Optimize for Local SEO
Most escape room customers are local, so it's essential to optimize your website for local search engine optimization (SEO). This includes claiming and optimizing your Google Business Profile, using location-specific keywords on your website, and building high-quality local citations.
Create Engaging Content
Develop a content marketing strategy to attract and retain customers. This can include blog posts about escape room-related topics, such as tips for escaping or the history of escape rooms. You can also create YouTube videos showcasing your games or customer testimonials.
Analyze and Adjust
Monitor your website analytics and social media performance to understand what's working and what's not. Use this data to adjust your marketing strategy and optimize your campaigns for better results.
Measure the Effectiveness of Your Marketing Strategy
To determine the effectiveness of your marketing strategy, track key performance indicators (KPIs) such as website traffic, social media engagement, and bookings. Use tools like Google Analytics to monitor your website traffic and conversion rates.

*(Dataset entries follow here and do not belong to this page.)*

template <int NU>
NCW_DEV void sb_load_slice(bf16x8* a, const void* w, int rb_stride, int ob, int u0, int lane) {
#pragma unroll
    for (int q = 0; q < NU; ++q) a[q] = ss_gload(w, (size_t)(u0 + q) * rb_stride + ob, lane);
}

NCW_DEV void sb_store_units(sb_lfrag* buf, int t, int ob, const f32x16& v, int lane) {
    Act<PrecBF16, 1> o;
    to_act_block<1>(o, 0, v);
    buf[(t * 16 + 2 * ob) * 64 + lane] = o.f[0];
    buf[(t * 16 + 2 * ob + 1) * 64 + lane] = o.f[1];
}

NCW_DEV float ss_gamma_deriv(float x0, float x1, float x2, int f, int& comp) {
    if (f < 3) {
        comp = f;
        return 1.f;
    }
    if (f >= 3 * (2 * 6 + 1)) {
        comp = 0;
        return 0.f;
    }
    const int j = f - 3;
    const int k = j / 6;
    const int rem = j - k * 6;
    const bool is_cos = rem >= 3;
    comp = is_cos ? rem - 3 : rem;
    const float v = comp == 2 ? x2 : (comp == 1 ? x1 : x0);
    const float fr = (float)(1 << k);
    const float arg = v * fr;
    return is_cos ? -fr * sinf(arg) : fr * cosf(arg);
}

NCW_DEV float ss_sprime(ncw_h16 h) { return 1.f - __builtin_amdgcn_exp2f((float)h * -144.26950408889634f); }

NCW_DEV void ss_request_h(bf16x4 (&raw)[4], const ncw_h16* __restrict__ st_h, size_t tile, int RB, int rb, int lane) {
    const bf16x4* p = reinterpret_cast<const bf16x4*>(st_h) + ((tile * RB + rb) * 4) * 64 + lane;
#pragma unroll
    for (int g = 0; g < 4; ++g) raw[g] = NCW_STASH_LD(p[g * 64]);
}

template <bool TRAIN>
NCW_DEV void ss_sweep_start(ss_lfrag* sbuf, const f32x16& a0, ncw_h16* __restrict__ st_t, size_t tile0, int wave, int lane) {
    bf16x8 hf[SS_TILES][2];
#pragma unroll
    for (int t = 0; t < SS_TILES; ++t)
#pragma unroll
        for (int tt = 0; tt < 2; ++tt) hf[t][tt] = sbuf[((t * 16 + 2 * wave + tt) * 2) * 64 + lane];
    ncw_lds_barrier();
    sb_lfrag* out = (sb_lfrag*)sbuf;
#pragma unroll
    for (int t = 0; t < SS_TILES; ++t) {
        f32x16 sv;
#pragma unroll
        for (int r = 0; r < 16; ++r) sv[r] = ss_sprime(hf[t][r >> 3][r & 7]) * a0[r];
        if (TRAIN) stash_store_block(st_t, tile0 + t, 8, wave, sv, lane);
        sb_store_units(out, t, wave, sv, lane);
    }
}

constexpr int SA_RD = 2;
template <int NW, int STEP, bool RELOAD>
NCW_DEV void sa_mma(f32x16& acc0, f32x16& acc1, bf16x8 (&w0)[16], bf16x8 (&w1)[16], const sb_lfrag* in0, const sb_lfrag* in1,
                    const void* n0 = nullptr, const void* n1 = nullptr, int nstride = 0, int ob = 0, int lane = 0) {
    constexpr int RD = SA_RD, R = RD + 1;
    bf16x8 b[R][2];
    const char* p0 = (const char*)n0 + (size_t)ob * 1024;
    const char* p1 = (const char*)n1 + (size_t)ob * 1024;
    const size_t pstep = (size_t)nstride * 1024;
    auto reload = [&](int u) {
        asm volatile("" : "+s"(p0), "+s"(p1));
        w0[u] = ss_gload(p0, 0, lane);
        if (NW == 2) w1[u] = ss_gload(p1, 0, lane);
        p0 += pstep;
        p1 += pstep;
    };
#pragma unroll
    for (int q = 0; q < RD; ++q) { b[q][0] = in0[q * STEP]; b[q][1] = in1[q * STEP]; }
#pragma unroll
    for (int u = 0; u < 16; ++u) {
        if (RELOAD && u >= 1) reload(u - 1);
        if (u + RD < 16) { b[(u + RD) % R][0] = in0[(u + RD) * STEP]; b[(u + RD) % R][1] = in1[(u + RD) * STEP]; }
        acc0 = NCW_MFMA_H(w0[u], b[u % R][0], acc0, 0, 0, 0);
        acc1 = NCW_MFMA_H(w0[u], b[u % R][1], acc1, 0, 0, 0);
        if (NW == 2) {
            acc0 = NCW_MFMA_H(w1[u], b[u % R][0], acc0, 0, 0, 0);
            acc1 = NCW_MFMA_H(w1[u], b[u % R][1], acc1, 0, 0, 0);
        }
        __builtin_amdgcn_sched_barrier(0);
    }
    if (RELOAD) reload(15);
}

template <bool TRAIN>
__global__ __launch_bounds__(64 * SS_WAVES) void sdf_fwdS_kernel(NcwSdfNet net, NcwPoints src, int64_t n,
                                                                float* __restrict__ sdf, float* __restrict__ grad,
                                                                NcwSdfStash st) {
    typedef ncw_h16 SE;
    __shared__ __attribute__((aligned(16))) char lds[SS_ACT + SS_GAM];
    ss_lfrag* const sbuf = (ss_lfrag*)(ncw_lchar*)lds;
    ss_lfrag* const gbuf = sbuf + SS_ACT / 16;
    const int lane = ncw_lane();
    const int wave = __builtin_amdgcn_readfirstlane((int)(threadIdx.x >> 6));
    const int L = net.n_layers;
    const int64_t tile0 = (int64_t)blockIdx.x * SS_TILES;
    const int jb = wave & 1, jt = wave >> 1;
    ss_value_chain<(TRAIN ? 2 : 1)>(net, src, n, tile0, sbuf, gbuf, lane, wave, sdf, st);
    bf16x8 wa[16], wb[16];
    {
        sb_load_slice<16>(wa, net.w_feat, 8, wave, 0, lane);
        const bf16x8 wt1 = ss_gload(net.wt[L - 1], (size_t)wave, lane);
        if (L - 2 >= 1) sb_load_slice<16>(wb, net.wt[L - 2], (L - 2 == net.skip_layer) ? 10 : 8, wave, 0, lane);
        const f32x16 bias = ss_bias(net.b_feat, wave, lane);
        const ss_lfrag* const ain = sbuf + lane;
#pragma unroll
        for (int tp = 0; tp < SS_TILES; tp += 2) {
            f32x16 acc0 = bias, acc1 = bias;
#pragma unroll
            for (int q = 0; q < 16; ++q) {
                acc0 = NCW_MFMA_H(wa[q], ain[((tp * 16 + q) * 2) * 64], acc0, 0, 0, 0);
                acc1 = NCW_MFMA_H(wa[q], ain[(((tp + 1) * 16 + q) * 2) * 64], acc1, 0, 0, 0);
            }
            stash_store_block((SE*)st.feat, (size_t)(tile0 + tp), 8, wave, acc0, lane);
            stash_store_block((SE*)st.feat, (size_t)(tile0 + tp + 1), 8, wave, acc1, lane);
        }
        bf16x8 e0f;
#pragma unroll
        for (int e = 0; e < 8; ++e) e0f[e] = (ncw_h16)0.f;
        e0f[0] = (ncw_h16)(lane < 32 ? 1.f : 0.f);
        f32x16 a0;
#pragma unroll
        for (int r = 0; r < 16; ++r) a0[r] = 0.f;
        a0 = NCW_MFMA_H(wt1, e0f, a0, 0, 0, 0);
        ss_sweep_start<TRAIN>(sbuf, a0, (SE*)st.t[L - 2], (size_t)tile0, wave, lane);
#pragma unroll
        for (int q = 0; q < 16; ++q) wa[q] = wb[q];
    }
    sb_lfrag* const abuf0 = (sb_lfrag*)sbuf;
    sb_lfrag* const abuf1 = abuf0 + SB_ACT / 16;
    int cur = 0;
    f32x16 gg;
#pragma unroll
    for (int r = 0; r < 16; ++r) gg[r] = 0.f;
    for (int l = L - 2; l >= 1; --l) {
        const bool skip = (l == net.skip_layer);
        if (!skip && l - 1 >= 1) sb_load_slice<16>(wb, net.wt[l - 1], (l - 1 == net.skip_layer) ? 10 : 8, wave, 0, lane);
        ncw_lds_barrier();
        const sb_lfrag* in = cur ? abuf1 : abuf0;
        sb_lfrag* out = cur ? abuf0 : abuf1;
#pragma unroll
        for (int tp = 0; tp < SS_TILES; tp += 2) {
            f32x16 acc0, acc1;
#pragma unroll
            for (int r = 0; r < 16; ++r) { acc0[r] = 0.f; acc1[r] = 0.f; }
#pragma unroll
            for (int q = 0; q < 16; ++q) {
                acc0 = NCW_MFMA_H(wa[q], in[(tp * 16 + q) * 64 + lane], acc0, 0, 0, 0);
                acc1 = NCW_MFMA_H(wa[q], in[((tp + 1) * 16 + q) * 64 + lane], acc1, 0, 0, 0);
            }
#pragma unroll
            for (int j = 0; j < 2; ++j) {
                const f32x16& acc = j ? acc1 : acc0;
                f32x16 sv;
                ss_load_sprime(sv, (const SE*)st.h[l], (size_t)(tile0 + tp + j), 8, wave, lane);
#pragma unroll
                for (int r = 0; r < 16; ++r) sv[r] *= acc[r];
                if (TRAIN) stash_store_block((SE*)st.t[l - 1], (size_t)(tile0 + tp + j), 8, wave, sv, lane);
                sb_store_units(out, tp + j, wave, sv, lane);
            }
        }
        if (skip) {
            sb_load_slice<16>(wb, net.wt[l], 10, 8 + jb, 0, lane);
#pragma unroll
            for (int q = 0; q < 16; ++q) gg = NCW_MFMA_H(wb[q], in[(jt * 16 + q) * 64 + lane], gg, 0, 0, 0);
            if (l - 1 >= 1) sb_load_slice<16>(wb, net.wt[l - 1], (l - 1 == net.skip_layer) ? 10 : 8, wave, 0, lane);
        }
#pragma unroll
        for (int q = 0; q < 16; ++q) wa[q] = wb[q];
        cur ^= 1;
    }
    sb_load_slice<16>(wb, net.wt[0], 2, jb, 0, lane);
    ncw_lds_barrier();
    {
        const sb_lfrag* in = cur ? abuf1 : abuf0;
#pragma unroll
        for (int q = 0; q < 16; ++q) gg = NCW_MFMA_H(wb[q], in[(jt * 16 + q) * 64 + lane], gg, 0, 0, 0);
    }
    int64_t p = (tile0 + jt) * 32 + (lane & 31), ray;
    const bool valid = p < n;
    if (!valid) p = n - 1;
    float xs[3];
    load_point(src, p, xs, ray);
    xs[0] *= net.scale; xs[1] *= net.scale; xs[2] *= net.scale;
    float nx = 0.f, ny = 0.f, nz = 0.f;
    const int h = lane >> 5;
#pragma unroll
    for (int r = 0; r < 16; ++r) {
        const int f0 = 32 * jb + ncw_feat_of(r, 0);
        if (f0 >= 39) continue;
        int comp;
        const float dv = freq_feature_deriv<3, 6, true>(xs, f0 + 4 * h, comp);
        const float c = gg[r] * dv;
        nx += comp == 0 ? c : 0.f;
        ny += comp == 1 ? c : 0.f;
        nz += comp == 2 ? c : 0.f;
    }
    nx = half_pair_sum(nx); ny = half_pair_sum(ny); nz = half_pair_sum(nz);
    typedef __attribute__((address_space(3))) float lfloat;
    lfloat* part = (lfloat*)gbuf;
    if (jb == 1 && lane < 32) {
        part[(jt * 32 + lane) * 3 + 0] = nx; part[(jt * 32 + lane) * 3 + 1] = ny; part[(jt * 32 + lane) * 3 + 2] = nz;
    }
    ncw_lds_barrier();
    if (jb == 0 && lane < 32 && valid) {
        grad[p * 3 + 0] = nx + part[(jt * 32 + lane) * 3 + 0];
        grad[p * 3 + 1] = ny + part[(jt * 32 + lane) * 3 + 1];
        grad[p * 3 + 2] = nz + part[(jt * 32 + lane) * 3 + 2];
    }
}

Effectiveness of Marketing Strategies
Website TrafficBest
20%
Social Media Engagement
15%
Bookings
10%
KPIs for measuring marketing strategy effectiveness
Common Mistakes (And What to Do Instead)
Mistake #1: Living on Groupon Life Support
I sat down with an escape room owner in Austin, Texas last year. Let’s call him Mark. He’d been running a 50%-off Groupon deal for eight straight months. His time slots were full — on paper. But every booking cost him more than it brought in. Groupon takes a cut, the discount kills margin, and the customers who come through Groupon rarely return at full price. Mark’s average revenue per booking was $18. His actual cost to run a game (staff, utilities, wear-and-tear) was around $22. He was losing money on every filled slot.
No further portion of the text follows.